I waited over an hour for Ruth on a bench in the entrance of the police station. The rotating door spat out people going about their business as on an ordinary day. When she emerged from the other end of the hall her eyes seemed smaller, her lips grey. She lowered herself onto the bench by my side.
Ruth was taller than Dora, long-bodied, with legs ungainly as a foal’s. Her fingers were fine and tapered, no wedding band. Ruth was never the first person you would notice in a room, probably not even the second or third. But as she sat there trying to gather herself I felt her humility, her gentle watchfulness. She was a woman with no pretensions of any kind–to beauty or talent–no claim on public attention. This freed her, I believe, to have a true sense of another person. Which is a rare thing.
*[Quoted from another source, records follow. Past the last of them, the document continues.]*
__global__ __launch_bounds__(256) void wino_out_kt_kernel(const float* __restrict__ M, int B, int K, int H, int W,
                                                          const float* __restrict__ bias,
                                                          const float* __restrict__ res, float* __restrict__ y,
                                                          float2* __restrict__ gnp) {
  const int tw = W >> 2, th = H >> 2, P = th * tw, T = B * P;
  const long long e = (long long)blockIdx.x * blockDim.x + threadIdx.x;
  const bool live = e < (long long)K * T;
  const long long ee = live ? e : (long long)K * T - 1;
  const int k = (int)(ee / T);
  const int tt = (int)(ee - (long long)k * T);
  const int b = tt / P, r = tt - b * P;
  const int ty = r / tw, tx = r - ty * tw;
  const size_t ps = (size_t)K * T;
  const float* m = M + (size_t)k * T + tt;
  float mv[6][6];
#pragma unroll
  for (int i = 0; i < 6; ++i)
#pragma unroll
    for (int j = 0; j < 6; ++j) mv[i][j] = m[(size_t)(6 * i + j) * ps];
  float tmp[4][6];
#pragma unroll
  for (int q = 0; q < 4; ++q)
#pragma unroll
    for (int j = 0; j < 6; ++j) {
      float s = 0.0f;
#pragma unroll
      for (int i = 0; i < 6; ++i)
        if (kAt[q][i] != 0.0f) s = fmaf(kAt[q][i], mv[i][j], s);
      tmp[q][j] = s;
    }
  const float bk = bias ? bias[k] : 0.0f;
  const size_t base = ((size_t)b * K + k) * H * W + (size_t)(4 * ty) * W + 4 * tx;
  const int seg = P < 64 ? P : 64;
  float s1 = 0.0f, s2 = 0.0f, piv = 0.0f;
#pragma unroll
  for (int q = 0; q < 4; ++q) {
    float o[4];
#pragma unroll
    for (int s2i = 0; s2i < 4; ++s2i) {
      float s = 0.0f;
#pragma unroll
      for (int j = 0; j < 6; ++j)
        if (kAt[s2i][j] != 0.0f) s = fmaf(tmp[q][j], kAt[s2i][j], s);
      o[s2i] = s;
    }
    const size_t off = base + (size_t)q * W;
    float4 v = make_float4(o[0], o[1], o[2], o[3]);
    if (bias) {
      v.x += bk; v.y += bk; v.z += bk; v.w += bk;
    }
    if (res) {
      const float4 rv = *reinterpret_cast<const float4*>(res + off);
      v.x += rv.x; v.y += rv.y; v.z += rv.z; v.w += rv.w;
    }
    if (live) *reinterpret_cast<float4*>(y + off) = v;
    if (gnp) {
      if (q == 0) piv = __shfl(v.x, (int)(threadIdx.x & 63) & ~(seg - 1), 64);
      const float dx = v.x - piv, dy = v.y - piv, dz = v.z - piv, dw = v.w - piv;
      s1 += (dx + dy) + (dz + dw);
      s2 += (dx * dx + dy * dy) + (dz * dz + dw * dw);
    }
  }
  if (gnp) {
    if (!live) s1 = s2 = 0.0f;
    s1 += dpp_read<0xB1>(s1); s2 += dpp_read<0xB1>(s2);
    s1 += dpp_read<0x4E>(s1); s2 += dpp_read<0x4E>(s2);
    s1 += dpp_read<0x141>(s1); s2 += dpp_read<0x141>(s2);
    s1 += dpp_read<0x140>(s1); s2 += dpp_read<0x140>(s2);
    if (seg >= 32) { s1 += __shfl_xor(s1, 16, 64); s2 += __shfl_xor(s2, 16, 64); }
    if (seg >= 64) { s1 += __shfl_xor(s1, 32, 64); s2 += __shfl_xor(s2, 32, 64); }
    if (live && (threadIdx.x & (seg - 1)) == 0) {
      const int nseg = P / seg;
      const float inv_n = 1.0f / (float)(16 * seg);
      gnp[((size_t)b * K + k) * nseg + r / seg] = make_float2(piv + s1 * inv_n, fmaxf(s2 - s1 * (s1 * inv_n), 0.0f));
    }
  }
}

}
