diff --git a/phaneron_amd/capi.py b/phaneron_amd/capi.py
--- a/phaneron_amd/capi.py
+++ b/phaneron_amd/capi.py
@@ -28,7 +28,7 @@
     "ph_route_group_end", "ph_route_send", "ph_route_recv", "ph_route_after_queue", "ph_queue_after_route",
     "ph_route_wait", "ph_route_stream", "ph_route_comm_count", "ph_chan_compose_v210", "ph_chan_compose_batch", "ph_run_programs", "ph_event_record_timed", "ph_event_elapsed_us", "ph_ctx_host_pool_stats",
     "ph_v210_yadif_pair_fmt", "ph_compose_up_write_v210", "ph_trace_begin", "ph_trace_end", "ph_run_programs_progress", "ph_buf_reuse", "ph_image_unpack_rgb",
-    "ph_chan_compose_multi", "ph_compose_up_write_multi",
+    "ph_chan_compose_multi", "ph_compose_up_write_multi", "ph_debug_fused_shares",
 ]
 
 
@@ -176,6 +176,7 @@
         "ph_lut_unregister": (ci, [vp, vp]),
         "ph_lut_query": (ci, [vp, vp, C.POINTER(cu), C.POINTER(cu), C.POINTER(cu)]),
         "ph_lut_layout_of": (ci, [f32p, C.POINTER(LutLayout), vp, C.c_size_t]),
+        "ph_debug_fused_shares": (ci, [cu, cu, cu, cu, C.POINTER(cu), C.POINTER(cu)]),
         "ph_compose_up_write_v210_pair": (ci, [vp, ci, ci, C.POINTER(PhImageLayer), C.POINTER(PhImageLayer), vp, vp, cu, cu, cu, vp, vp]),
         "ph_compose_up_write_v210_batch": (ci, [vp, ci, ci, ci, C.POINTER(C.POINTER(PhImageLayer)), C.POINTER(vp), cu, cu, cu, vp, vp]),
         "ph_pack_read_batch": (ci, [vp, ci, ci, ci, C.POINTER(vp * 3), C.POINTER(vp), cu, cu, vp, vp, vp]),
@@ -263,6 +264,17 @@
     return {k: getattr(lay, k) for k, _ in LutLayout._fields_}, image
 
 
+def fused_shares(total_quads, wg_per_job=0, num_cus=256, jobs=1):
+    n = lib().ph_debug_fused_shares(total_quads, num_cus, jobs, wg_per_job, None, None)
+    if n < 0:
+        check(n)
+    begins, ends = np.empty(n, np.uint32), np.empty(n, np.uint32)
+    u32p = C.POINTER(C.c_uint32)
+    if lib().ph_debug_fused_shares(total_quads, num_cus, jobs, n, begins.ctypes.data_as(u32p), ends.ctypes.data_as(u32p)) != n:
+        check(-1)
+    return begins, ends
+
+
 def gamma2linear_lut(colspec):
     out = np.empty(65536, np.float32)
     check(lib().ph_colour_gamma2linear_lut(colspec.encode(), out))
diff --git a/phaneron_amd/csrc/ph_api.cpp b/phaneron_amd/csrc/ph_api.cpp
--- a/phaneron_amd/csrc/ph_api.cpp
+++ b/phaneron_amd/csrc/ph_api.cpp
@@ -869,6 +869,17 @@
     memcpy(static_cast<char *>(lds_image) + info.hole, blob.data(), info.bytes - info.hole);
   }
   return (int)info.bytes;
+}
+
+int ph_debug_fused_shares(uint32_t total_quads, uint32_t num_cus, uint32_t jobs, uint32_t wg_per_job, uint32_t *begins, uint32_t *ends) {
+  if (!total_quads || jobs < 1 || jobs > (uint32_t)ph::kMaxBatch) return fail(PH_E_INVALID, "ph_debug_fused_shares: no quads, or not 1..%d jobs", ph::kMaxBatch);
+  if (!wg_per_job) wg_per_job = ph::fused_wg_per_job(total_quads, num_cus, jobs);
+  if ((uint64_t)total_quads + wg_per_job > 0xFFFFFFFFull) return fail(PH_E_INVALID, "ph_debug_fused_shares: %u quads are more than a launch takes", total_quads);
+  for (uint32_t wg = 0; begins && ends && wg < wg_per_job; ++wg) {
+    const ph::QuadShare s = ph::fused_share(total_quads, wg_per_job, wg);
+    begins[wg] = s.begin, ends[wg] = s.end;
+  }
+  return (int)wg_per_job;
 }
 
 int ph_lut_query(ph_ctx *ctx, const void *dev, uint32_t *lds_bytes, uint32_t *toe, uint32_t *shift) {
diff --git a/phaneron_amd/csrc/ph_kernels.h b/phaneron_amd/csrc/ph_kernels.h
--- a/phaneron_amd/csrc/ph_kernels.h
+++ b/phaneron_amd/csrc/ph_kernels.h
@@ -35,6 +35,30 @@
   const void *more_layers[kMaxBatch - 1][kMaxLayers];
   void *more_out[kMaxBatch - 1];
 };
+
+__host__ __device__ inline uint32_t fused_wg_per_job(uint32_t total_quads, uint32_t grid, uint32_t jobs) {
+  const uint32_t share = grid / (jobs ? jobs : 1u), waves = (total_quads + 63u) / 64u;
+  const uint32_t most = share < waves ? share : waves, wg = most ? most : 1u;
+  const uint32_t per = (total_quads + wg - 1u) / wg;
+  return per ? (total_quads + per - 1u) / per : 1u;
+}
+struct QuadShare {
+  uint32_t begin, end;
+};
+__host__ __device__ inline QuadShare fused_share(uint32_t total_quads, uint32_t wg_per_job, uint32_t wg) {
+  const uint32_t per_wg = (total_quads + wg_per_job - 1u) / wg_per_job;
+  const uint32_t from = wg * per_wg, begin = from < total_quads ? from : total_quads;
+  return {begin, per_wg < total_quads - begin ? begin + per_wg : total_quads};
+}
+
+static inline uint32_t table_kernel_grid(uint32_t units, uint32_t num_cus) {
+  const uint32_t waves = (units + 63u) / 64u, grid = waves < num_cus ? waves : num_cus;
+  return grid ? grid : 1u;
+}
+__host__ __device__ inline uint32_t table_kernel_lanes(uint32_t units, uint32_t grid, uint32_t block) {
+  const uint32_t per = (units + grid - 1u) / grid, lanes = (per + 63u) & ~63u;
+  return lanes < block ? lanes : block;
+}
 
 struct ComposeArgs {
   const void *layers[kMaxLayers];
diff --git a/phaneron_amd/csrc/ph_kernels_deint.hip b/phaneron_amd/csrc/ph_kernels_deint.hip
--- a/phaneron_amd/csrc/ph_kernels_deint.hip
+++ b/phaneron_amd/csrc/ph_kernels_deint.hip
@@ -89,7 +89,9 @@
   const uint32_t wave = __builtin_amdgcn_readfirstlane(threadIdx.x >> 6), lane = threadIdx.x & 63;
   const int w = (int)a.width, h = (int)a.height;
   const uint32_t tasks = (uint32_t)a.n * a.strips * a.col_blocks;
-  for (uint32_t t = blockIdx.x * (kDeintBlock / 64) + wave; t < tasks; t += gridDim.x * (kDeintBlock / 64)) {
+  const uint32_t wpw = table_kernel_lanes(tasks * 64u, gridDim.x, kDeintBlock) / 64u;
+  if (wave >= wpw) return;
+  for (uint32_t t = blockIdx.x * wpw + wave; t < tasks; t += gridDim.x * wpw) {
     const uint32_t cb = t % a.col_blocks, rest = t / a.col_blocks, strip = rest % a.strips, l = rest / a.strips;
     constexpr bool V210 = PACK == PH_FMT_V210;
     const uint32_t line_bytes = V210 ? a.quads_pitch * 16u : a.quads_pitch * (fmt_wide(PACK) ? 2u : 1u);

She started to rock forward and back, holding her arms across her body. ‘I told them Dora would never have left me to find her like that,’ she said. ‘She would never have done it without a note to me.’
‘No,’ I said. Nor to me, I thought. Ruth fumbled in her bag for a handkerchief.
‘They kept saying that the room was locked from the inside, that it seemed a pretty clear case. I told them she’d been investigating Hans’s activities in London for the Gestapo—’
Ruth broke off to put her hand to her face. ‘There is so much I didn’t see.’ She hunched over. When she spoke again her voice was a tight howl. ‘I could have warned her.’
I put my arm around her. ‘Dora didn’t see Hans turning. Neither did Bertie. You’re too hard on yourself.’
Her voice, when it came, was terrible. ‘I was closer.’
‘Sometimes,’ I stilled her flighty hands in mine, ‘that makes it more difficult.’
She started to weep. Her words came in a flurry. Something about seeing her husband at the embassy, about him engineering a practice run at kidnapping Bert at the French border. Then after the counter-trial he’d suddenly become happier, behaved like a man saved.
‘You can say it all at the inquest.’ I stood and held out my hand. ‘We should leave now.’
It was as if she didn’t hear me. Then she said something I didn’t catch. I bent to her, cupped my hand under her elbow. She turned her eyes to me, blurred with pain, and repeated, ‘It should have been me. With her.’
I didn’t think she would be able to get up. ‘You should stay with me and Christiane tonight.’
She shook her head. She would go back to the flat. They were not even treating it as a crime scene.
‘But the door is smashed open,’ I protested. ‘You’ll be scared.’
Her response came from some far place. ‘They won’t be back,’ she said. ‘I need to empty the cupboard. They will have photographed what they wanted, and left it now for Scotland Yard to find and use against people.’ When she looked at me I saw something solidify behind her eyes, some decision quietly made. ‘Besides, we’ve done it before. A chair against the door.’
At the coroner’s court a jury had been empanelled in rows on the right-hand side of the room. When the coroner came in we all stood. S. Ingleby Oddie was a silver-haired man in his sixties with a narrow, lined face and dark circumflex eyebrows: a face set in permanent surprise, so as never to reveal any. He took his papers from a briefcase and laid them on the desk. In front of him was a table for counsel: Mathilde’s family had hired a barrister. No one represented Dora. Her mother, Else, I heard later, had been taken off to a camp, as they often did with relatives of their victims.